# Crappie Jigs!



## kickingback (Dec 20, 2013)

Anyone here tie their own crappie jigs? I tie and am sharing a few I have done. I am interested in seeing others ties and IF we get enough people that tie maybe we can get our own crappie and jig tying forum!

Post your pics of your jigs and info on tying them if you can.

Here are some of mine..


----------



## Muleman (Dec 6, 2011)

Nice job. Keep us posted on what works and when. Best jigs I've ever seen.


----------



## robjord (Dec 3, 2009)

Those look really great. I might be more careful using them if I made them. May have to get started.


----------



## Bowhntr (Aug 7, 2006)

Great tying job you have there.

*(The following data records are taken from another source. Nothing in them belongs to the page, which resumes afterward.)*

template <int XF>
static int launch_wgrad_any(const da_wgrad_job* jobs, const WgradPlan* plan, int n, hipStream_t s, WgradChain* chain) {
  WgradAnyTable t;
  int cnt = 0, blocks = 0;
  auto flush = [&]() -> int {
    if (!cnt) return DA_OK;
    t.n = cnt;
    t.first_block[cnt] = blocks;
    WgradPreTable pre = wgrad_chain_take(chain);
    hipLaunchKernelGGL((conv_wgrad_any_kernel<XF>), dim3(wgrad_pre_grid(pre, blocks, true)), dim3(256), 0, s, t, pre);
    DA_CHECK_LAUNCH();
    cnt = 0;
    blocks = 0;
    return DA_OK;
  };
  std::vector<std::pair<long, int>> order;
  for (int i = 0; i < n; ++i) {
    if (jobs[i].winograd) continue;
    if ((XF != 0) != (jobs[i].xform != 0 || jobs[i].dy_half != 0)) continue;
    const WgradPlan& pl = plan[i];
    if (pl.tn == 128 && pl.tc == 128) continue;
    order.push_back({-(long)pl.kchunk * (pl.tn * pl.tc / 4096), i});
  }
  std::stable_sort(order.begin(), order.end());
  for (const auto& o : order) {
    const da_wgrad_job& j = jobs[o.second];
    const WgradPlan& pl = plan[o.second];
    wgrad_fill_args(t.d[cnt], j, pl);
    t.d[cnt].kind = pl.tn == 128 ? (pl.tc == 64 ? 0 : 3) : (pl.tn == 64 ? (pl.tc == 128 ? 1 : 2) : 4);
    t.first_block[cnt] = blocks;
    blocks += (j.N / pl.tn) * (j.C / pl.tc) * j.ntaps * pl.splits;
    wgrad_chain_offer(chain, o.second, j, pl.splits);
    if (++cnt == WGRAD_TABLE_MAX) {
      int rc = flush();
      if (rc) return rc;
    }
  }
  return flush();
}

int wgrad_plan_jobs(const da_wgrad_job* jobs, int n, int chained, WgradPlan* plan) {
  if (n < 0 || (n && (!jobs || !plan))) return DA_EINVAL;
  int n_xf = 0;
  for (int i = 0; i < n; ++i) {
    const da_wgrad_job& j = jobs[i];
    if (!j.dy || !j.x || j.ntaps < 1 || j.ntaps > 3 || j.C % 32 || j.N % 32 || j.lddy % 4 || j.ldx % 4 ||
        (j.winograd == 49 && (j.lddy != j.N || j.ldx != j.C)))
      return DA_EINVAL;
    if ((uint64_t)j.rows * j.Lm * (uint64_t)j.Lm >= 0xffffffffull) return DA_EINVAL;
    if (j.winograd != 0 && j.winograd != 1 && j.winograd != 6 && j.winograd != 16 && j.winograd != 49) return DA_EINVAL;
    if ((j.xform || j.dy_half) && (j.winograd || j.src_stride != 1 || j.dy_stride != 1 || j.dy_off || j.Lm != j.Lx ||
                                   (j.dy_half && j.ntaps != 1)))
      return DA_EINVAL;
    if (j.dy_half && !j.xform) return DA_EINVAL;
    if (j.xform && (j.xform != 1 || !j.mean || !j.invstd || !j.gamma || !j.beta || j.Wn < 1 || j.ldstat < j.C || j.ldstat % 4 ||
                    j.Wn < 32 || (uint64_t)j.rows * j.Lm * (uint64_t)j.Wn >= 0xffffffffull))
      return DA_EINVAL;
    if (j.dy_half && (j.Lm & 1 || j.Ldy * 2 != j.Lm)) return DA_EINVAL;
    if (g_act_bf16 && j.winograd != 16) return DA_EINVAL;
    if (j.winograd == 16 || j.winograd == 49 ? !bf16_wgrad_eligible(j) : (j.winograd && !wino_wgrad_eligible(j))) return DA_EINVAL;
    n_xf += (j.xform || j.dy_half) ? 1 : 0;
  }
  const int tgt = (chained && g_wgrad_any && n_xf >= 8) ? (2560 / n_xf < 96 ? 96 : 2560 / n_xf) : 0;
  for (int i = 0; i < n; ++i) {
    const da_wgrad_job& j = jobs[i];
    plan[i].tn = plan[i].tc = 64;
    if (j.winograd == 16 || j.winograd == 49) bf16_wgrad_plan(j.rows, j.Lm, &plan[i].splits, &plan[i].kchunk);
    else if (j.winograd == 6) wino4_wgrad_plan(j.rows, j.Lm, &plan[i].splits, &plan[i].kchunk);
    else if (j.winograd == 0) {
      plan[i] = wgrad_plan(j.rows * j.Lm, j.N, j.C, j.ntaps, (j.xform || j.dy_half) ? tgt : 0);
      if (!plan[i].tn) return DA_EINVAL;
    }
  }
  wino_wgrad_plan_jobs(jobs, n, chained, plan);
  return DA_OK;
}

Very nice similar o fly fish tying. When will you host the fish fry after using then to catch a big 'o mess is crappie........


----------



## 4 Ever-Fish N (Jun 10, 2006)

Looks like you've got that art work down. On average, how long does it take you make one from start to finish? I make various weights and jigs but never tried any tying.


----------



## ksong (Jun 30, 2004)

Beautiful !!
If you make them bigger, they could be excellent jigs for flounder.


----------



## wtx (Apr 7, 2014)

Those look like they will work for sure. I have been tying my own for years now. And nothing is better than catching crappie on a jig you made and using a rod you built. I don't have any pics handy to post. There are some forums just for jig tiers.


----------



## mredman1 (Feb 4, 2007)

*Jigs*

Nice work....now catch some fish!

Mike


----------